Evet, konumuza dönecek olursam; musibetler günahlar sebebiyledir. Yaşadığımız bu olaylar da muhtemelen elimizle kazandığımızın karşılığıdır.

Bunları seni üzmek için yazmadım. Bilakis gözlerini aydın kılmak için yazdım. Sen de biliyorsunki günahkârlar iki kısımdır.

1. Allah’ın günahlarına müdahale etmediği, kendi haline terk ettiği insanlar…

Bunlar Allah’ın buğzettiği, azgınlaşmaları için müreffeh bir hayat sunduğu insanlardır. İçinde oldukları nimetlere aldanıp düşünmez ve hallerinin muhasebesini yapmazlar.

“…Onlara mühlet veririm. Şüphesiz ki Benim tuzağım çetindir…” (7/Araf, 183)

Bunlardan olmaktan Allah’a sığınırız.

2. Allah’ın merhamet ettiği kullarıdır. Allah
subhanehu ve teâlâ
onları hallerine terk etmez. Musibetlerle onları sarsar. Düşünüp öğüt almalarını, muhasebe ve tevbe ile ıslah olmalarını ister… O’nunla karşılaştıkları günde tertemiz olmalarına imkan tanır.

Sahihte varid olduğu üzere Allah Rasûlü sallallahu aleyhi ve sellem şöyle buyurmuştur:

“Bela, müslümanın nefsinde, malında ve evladında sürekli vardır. Ta ki Allah’la karşılaştığında üzerinde hiçbir günah kalmasın.” (Hakim)

Başka bir hadiste:

“Müslüman’a isabet eden dert, hüzün, keder, yorgunluk; mutlaka onun bazı günahlarına kefaret olur. Ayağına batan diken dahi böyledir…” (Buhari, Merdâ 1; Müslim, Birr 52)

İnsan dahi sevdiği insanların kusurlarını gizler. Dostunun kendi yanında mahcup olmasını istemez. Bu insanların dostluğunda dahi erdem iken, bir de Allah’ı düşün…
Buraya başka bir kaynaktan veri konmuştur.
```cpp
__global__ __launch_bounds__(256) void instnorm_spade_kernel(const half_t* __restrict__ x, const half_t* __restrict__ gb, half_t* __restrict__ y, int HW,
                                                             int C, int ldx, float eps) {
  __shared__ float ss[32][64], sq[32][64], mean_s[64], rstd_s[64];
  const int cc = threadIdx.x & 7, r = threadIdx.x >> 3;
  const int b = blockIdx.y, c0 = blockIdx.x * 64 + cc * 8;
  const half_t* xb = x + (size_t)b * HW * ldx + c0;
  const half8_t ka = *reinterpret_cast<const half8_t*>(xb), kb = *reinterpret_cast<const half8_t*>(xb + (size_t)(HW >> 1) * ldx),
                kc = *reinterpret_cast<const half8_t*>(xb + (size_t)(HW - 1) * ldx);
  float k8[8];
#pragma unroll
  for (int e = 0; e < 8; ++e) k8[e] = med3((float)ka[e], (float)kb[e], (float)kc[e]);
  float s[8], q[8];
#pragma unroll
  for (int e = 0; e < 8; ++e) s[e] = q[e] = 0.f;
  for (int p = r; p < HW; p += 32) {
    const half8_t v = *reinterpret_cast<const half8_t*>(xb + (size_t)p * ldx);
#pragma unroll
    for (int e = 0; e < 8; ++e) {
      const float f = (float)v[e] - k8[e];
      s[e] += f;
      q[e] += f * f;
    }
  }
#pragma unroll
  for (int e = 0; e < 8; ++e) {
    ss[r][cc * 8 + e] = s[e];
    sq[r][cc * 8 + e] = q[e];
  }
  __syncthreads();
  if (threadIdx.x < 64) {
    float a = 0.f, c2 = 0.f;
    for (int rr = 0; rr < 32; ++rr) {
      a += ss[rr][threadIdx.x];
// ... 81 lines not shown
```

### mikudance_amd/ops.py

```python
import ctypes

import torch

from . import _lib

ACT_NONE, ACT_SILU, ACT_RELU, ACT_GEGLU, ACT_QUICKGELU = 0, 1, 2, 3, 4
F16 = torch.float16


def _st():
    return torch.cuda.current_stream().cuda_stream


def _p(t):
    return 0 if t is None else t.data_ptr()


def _chk(t, name, dtype=F16):
    if t is None:
        return
    if not t.is_cuda:
        raise _lib.MdanceHipError(f"{name} must live on the GPU: mikudance_amd has no CPU path")
    if t.dtype != dtype:
        raise _lib.MdanceHipError(f"{name} must be {dtype}, got {t.dtype}")
# ... 92 lines not shown
                    2.0 * B * Ho * Wo * cout * 3 * kw * Cin, 2.0 * (B * H * W * Cin + cout * 3 * kw * Cin + B * Ho * Wo * cout)))
    return out


def conv_plan(x, w, cout, bias=None, residual=None, rowadd=None, rows_per_group=0, act=ACT_NONE, stride=1, upsample=False,
              out=None, pad_lo=1, kw=3):
    args, _, _ = _conv_args(x, w, cout, bias, residual, rowadd, rows_per_group, act, stride, upsample, out, pad_lo, kw)
    return _lib.load().md_conv_plan_call(*args)


def _dense16(t):
    return t is None or (t.data_ptr() % 16 == 0 and t.stride(-2) % 8 == 0 and t.stride(-1) == 1)


def gemm_ln_plan(M, N, K, act=ACT_NONE, rowadd=False, a=None):
    return _dense16(a) and bool(_lib.load().md_gemm_ln_plan(M, N, K, act, 2 if rowadd else 0))


def gemm_ln(a, wf, sc, eps=1e-5, rowadd=None, rows_per_group=0, act=ACT_NONE, out=None):
    lda = _rowmajor(a, "a")
    _chk(wf, "wf"); _chk(sc, "sc", torch.float32); _chk(rowadd, "rowadd")
    M, K = a.shape
    N = wf.shape[0]
    assert wf.shape[1] == K and wf.is_contiguous() and sc.shape == (2, N) and sc.is_contiguous(), (wf.shape, sc.shape, K)
    if out is None:
        out = torch.empty((M, N // 2 if act == ACT_GEGLU else N), device=a.device, dtype=F16)
    ldc = _rowmajor(out, "out")
    ldra = _rowmajor(rowadd, "rowadd") if rowadd is not None else 0
    if rowadd is not None and (rows_per_group <= 0 or rowadd.shape[0] * rows_per_group < M or rowadd.shape[1] < N):
        raise _lib.MdanceHipError(f"gemm_ln: row term {tuple(rowadd.shape)} does not cover M={M} rows in groups of {rows_per_group} x N={N}")
    _lib.call("md_gemm_ln_f16", a.data_ptr(), lda, wf.data_ptr(), sc.data_ptr(), out.data_ptr(), ldc, M, N, K, float(eps), _p(rowadd), ldra,
              rows_per_group, act, _st(),
              meta=(f"gemm M={M} N={N} K={K}" + (" geglu" if act == ACT_GEGLU else "") + " ln", 2.0 * M * N * K, 2.0 * (M * K + N * K + M * N)))
    return out


_workspaces = {}


def _workspace(who, device, need, dtype=torch.float32, floor=0):
    cache = _workspaces.setdefault(who, {})
    key = (device, torch.cuda.current_stream().cuda_stream)
    ws = cache.get(key)
    if ws is None or ws.numel() * dtype.itemsize < need:
        ws = cache[key] = torch.empty((max(need, floor) + dtype.itemsize - 1) // dtype.itemsize, device=device, dtype=dtype)
    return ws


def _gn_workspace(x, B, HW, C, groups):
    return _workspace("groupnorm", x.device, _lib.load().md_groupnorm_workspace_bytes(B, HW, C, groups), floor=1 << 20)


def gemm_affine_plan(M, N, K, rows_per_image, x=None):
    return _dense16(x) and bool(_lib.load().md_gemm_affine_plan(M, N, K, rows_per_image))


def groupnorm_table(x, gamma, beta, groups, eps):
    _chk(gamma, "gamma"); _chk(beta, "beta")
    ldx = _pixel_pitch(x, "x")
    B, C = x.shape[0], x.shape[-1]
    HW = x.numel() // (B * C)
    ws = _gn_workspace(x, B, HW, C, groups)
    table = torch.empty((B, 2, C), device=x.device, dtype=torch.float32)
    _lib.call("md_groupnorm_table_f16", x.data_ptr(), ldx, gamma.data_ptr(), beta.data_ptr(), B, HW, C, groups, float(eps), table.data_ptr(),
              ws.data_ptr(), ws.numel() * 4, _st(), meta=(f"groupnorm B={B} HW={HW} C={C} stats", 0.0, 2.0 * B * HW * C))
    return table
# ... 379 lines not shown
```

Baseline: 7.351 frames/s.
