diff --git a/fsnet_amd/csrc/conv1x1.hip b/fsnet_amd/csrc/conv1x1.hip
--- a/fsnet_amd/csrc/conv1x1.hip
+++ b/fsnet_amd/csrc/conv1x1.hip
@@ -241,6 +241,7 @@
 
 extern "C" int fs_conv1x1(const FsConvArgs* args, int dtype, void* stream) {
   if (!args || !args->src || !args->wgt || !args->dst) return FS_EINVAL;
+  if (fs_bnb_ext(*args)) return FS_EINVAL;
   if (dtype != FS_DTYPE_BF16 || args->dshift != 0 || args->ncls > 1 || args->hb_add != 0 || args->hb_mul < 1) return FS_EINVAL;
   if (args->Cs <= 0 || (args->Cs * 2) % 64 != 0 || args->Co % 4 != 0 || args->Co_p % 16 != 0 || args->M <= 0) return FS_EINVAL;
   if (args->src_bytes <= 0 || args->src_bytes > 0x7fffffffLL || args->wgt_bytes <= 0 || args->wgt_bytes > 0x7fffffffLL)
diff --git a/fsnet_amd/csrc/conv3x3_halo.hip b/fsnet_amd/csrc/conv3x3_halo.hip
--- a/fsnet_amd/csrc/conv3x3_halo.hip
+++ b/fsnet_amd/csrc/conv3x3_halo.hip
@@ -217,13 +217,14 @@
 
   const bool has_add = STR == 1 && p.addend != nullptr, has_mask = STR == 1 && p.mask != nullptr;
   const bool has_bnb = STR == 1 && p.bnb_x != nullptr, has_mbn = has_bnb && p.bnb_scale != nullptr;
+  const bool bnb_ext = has_bnb && p.bxN != 0;
   float s1[TC][4], s2[TC][4];
 #pragma unroll
   for (int a = 0; a < TC; ++a)
 #pragma unroll
     for (int j = 0; j < 4; ++j) { s1[a][j] = 0.f; s2[a][j] = 0.f; }
   const int sgoff = p.stat_group_rows > 0 ? fs_div(n, g.dIPG) * p.Co : 0;
-  int doff[TP], aoff[TP], moff[TP];
+  int doff[TP], aoff[TP], moff[TP], boff[TP];
 #pragma unroll
   for (int b = 0; b < TP; ++b) {
     int pi = wp * WPIX + b * 16 + li;
@@ -233,6 +234,7 @@
     doff[b] = mok ? n * (int)p.dN + y * (int)p.dH + x * (int)p.dW : -1;
     aoff[b] = n * (int)p.aN + y * (int)p.aH + x * (int)p.aW;
     moff[b] = n * (int)p.mN + y * (int)p.mH + x * (int)p.mW;
+    boff[b] = !bnb_ext ? doff[b] : (mok ? fs_bnb_src(p, n, y, x) : -1);
   }
 #pragma unroll
   for (int a = 0; a < TC; ++a) {
@@ -247,6 +249,11 @@
         msc = *reinterpret_cast<const float4*>(p.bnb_scale + sgoff + co);
         msh = *reinterpret_cast<const float4*>(p.bnb_shift + sgoff + co);
       }
+      if (bnb_ext) {
+        const float4 ga = *reinterpret_cast<const float4*>(p.bnb_gamma + co), be = *reinterpret_cast<const float4*>(p.bnb_beta + co);
+        msc.x = ga.x * is.x; msc.y = ga.y * is.y; msc.z = ga.z * is.z; msc.w = ga.w * is.w;
+        msh.x = be.x - mu.x * msc.x; msh.y = be.y - mu.y * msc.y; msh.z = be.z - mu.z * msc.z; msh.w = be.w - mu.w * msc.w;
+      }
     }
 #pragma unroll
     for (int b = 0; b < TP; ++b) {
@@ -268,15 +275,28 @@
         for (int j = 0; j < 4; ++j) v[j] = mv[j] > 0.f ? v[j] : 0.f;
       }
       if (has_bnb) {
-        float cv[4];
-        load4<T>(reinterpret_cast<const T*>(p.bnb_x) + doff[b] + co, cv);
-        if (has_mbn) {
-          v[0] = (cv[0] * msc.x + msh.x) > 0.f ? v[0] : 0.f; v[1] = (cv[1] * msc.y + msh.y) > 0.f ? v[1] : 0.f;
-          v[2] = (cv[2] * msc.z + msh.z) > 0.f ? v[2] : 0.f; v[3] = (cv[3] * msc.w + msh.w) > 0.f ? v[3] : 0.f;
+        if (bnb_ext) {
+          if (boff[b] >= 0) {
+            float cv[4], q[4];
+            load4<T>(reinterpret_cast<const T*>(p.bnb_x) + boff[b] + co, cv);
+            round4<T>(v, q);
+            q[0] = (cv[0] * msc.x + msh.x) > 0.f ? q[0] : 0.f; q[1] = (cv[1] * msc.y + msh.y) > 0.f ? q[1] : 0.f;
+            q[2] = (cv[2] * msc.z + msh.z) > 0.f ? q[2] : 0.f; q[3] = (cv[3] * msc.w + msh.w) > 0.f ? q[3] : 0.f;
+            s1[a][0] += q[0]; s1[a][1] += q[1]; s1[a][2] += q[2]; s1[a][3] += q[3];
+            s2[a][0] += q[0] * (cv[0] - mu.x) * is.x; s2[a][1] += q[1] * (cv[1] - mu.y) * is.y;
+            s2[a][2] += q[2] * (cv[2] - mu.z) * is.z; s2[a][3] += q[3] * (cv[3] - mu.w) * is.w;
+          }
+        } else {
+          float cv[4];
+          load4<T>(reinterpret_cast<const T*>(p.bnb_x) + doff[b] + co, cv);
+          if (has_mbn) {
+            v[0] = (cv[0] * msc.x + msh.x) > 0.f ? v[0] : 0.f; v[1] = (cv[1] * msc.y + msh.y) > 0.f ? v[1] : 0.f;
+            v[2] = (cv[2] * msc.z + msh.z) > 0.f ? v[2] : 0.f; v[3] = (cv[3] * msc.w + msh.w) > 0.f ? v[3] : 0.f;
+          }
+          s1[a][0] += v[0]; s1[a][1] += v[1]; s1[a][2] += v[2]; s1[a][3] += v[3];
+          s2[a][0] += v[0] * (cv[0] - mu.x) * is.x; s2[a][1] += v[1] * (cv[1] - mu.y) * is.y;
+          s2[a][2] += v[2] * (cv[2] - mu.z) * is.z; s2[a][3] += v[3] * (cv[3] - mu.w) * is.w;
         }
-        s1[a][0] += v[0]; s1[a][1] += v[1]; s1[a][2] += v[2]; s1[a][3] += v[3];
-        s2[a][0] += v[0] * (cv[0] - mu.x) * is.x; s2[a][1] += v[1] * (cv[1] - mu.y) * is.y;
-        s2[a][2] += v[2] * (cv[2] - mu.z) * is.z; s2[a][3] += v[3] * (cv[3] - mu.w) * is.w;
       } else if (p.stats) {
 #pragma unroll
         for (int j = 0; j < 4; ++j) { s1[a][j] += v[j]; s2[a][j] += v[j] * v[j]; }
@@ -466,6 +486,7 @@
   }
   if (args->bnb_scale && (!args->bnb_x || !args->bnb_shift || args->mask)) return FS_EINVAL;
   if (args->bnb_x && (!args->stats || !args->bnb_mean || !args->bnb_invstd)) return FS_EINVAL;
+  if (!fs_bnb_ext_ok(*args)) return FS_EINVAL;
   return FS_OK;
 }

Dostlarının utanmasını hiç ister mi? Bu onun kemal sıfatına yakışmaz. Bundan dolayı onları dünyada musibetlerle temizler.

Ben inanıyorum ki dostum; bu musibetler günahlarımız sebebiyledir. Ancak Rabbime hamd ediyorum. Bizlere tevbe imkanı sunan, her saniyesiyle günahlarımızdan bizleri arındıran bir musibetle imtihan ettiği için.

Allah’a sığınırım! Ya bizi günahlarımızla baş başa bırakıp yüz çevirseydi!

Rabbimize hamd olsun.

Musibetler İnsanın Derecelerini Arttırır…

Bu, Rasûllerin aleyhimusselam ve salihlerin imtihanıdır. Allah subhanehu ve teâlâ hususi sevgisi, daimi beraberliği ile onların yanındadır. Sürekli daha iyi olmalarını ister. Onların imtihanı, sadıkların imtihanıdır. Öyle ki Rabbleri ile karşılaştıklarında onlar için hazırlanmış ve Rahman’ın arşının gölgesinde, nehirlerin fışkırdığı cennetler onları bekler.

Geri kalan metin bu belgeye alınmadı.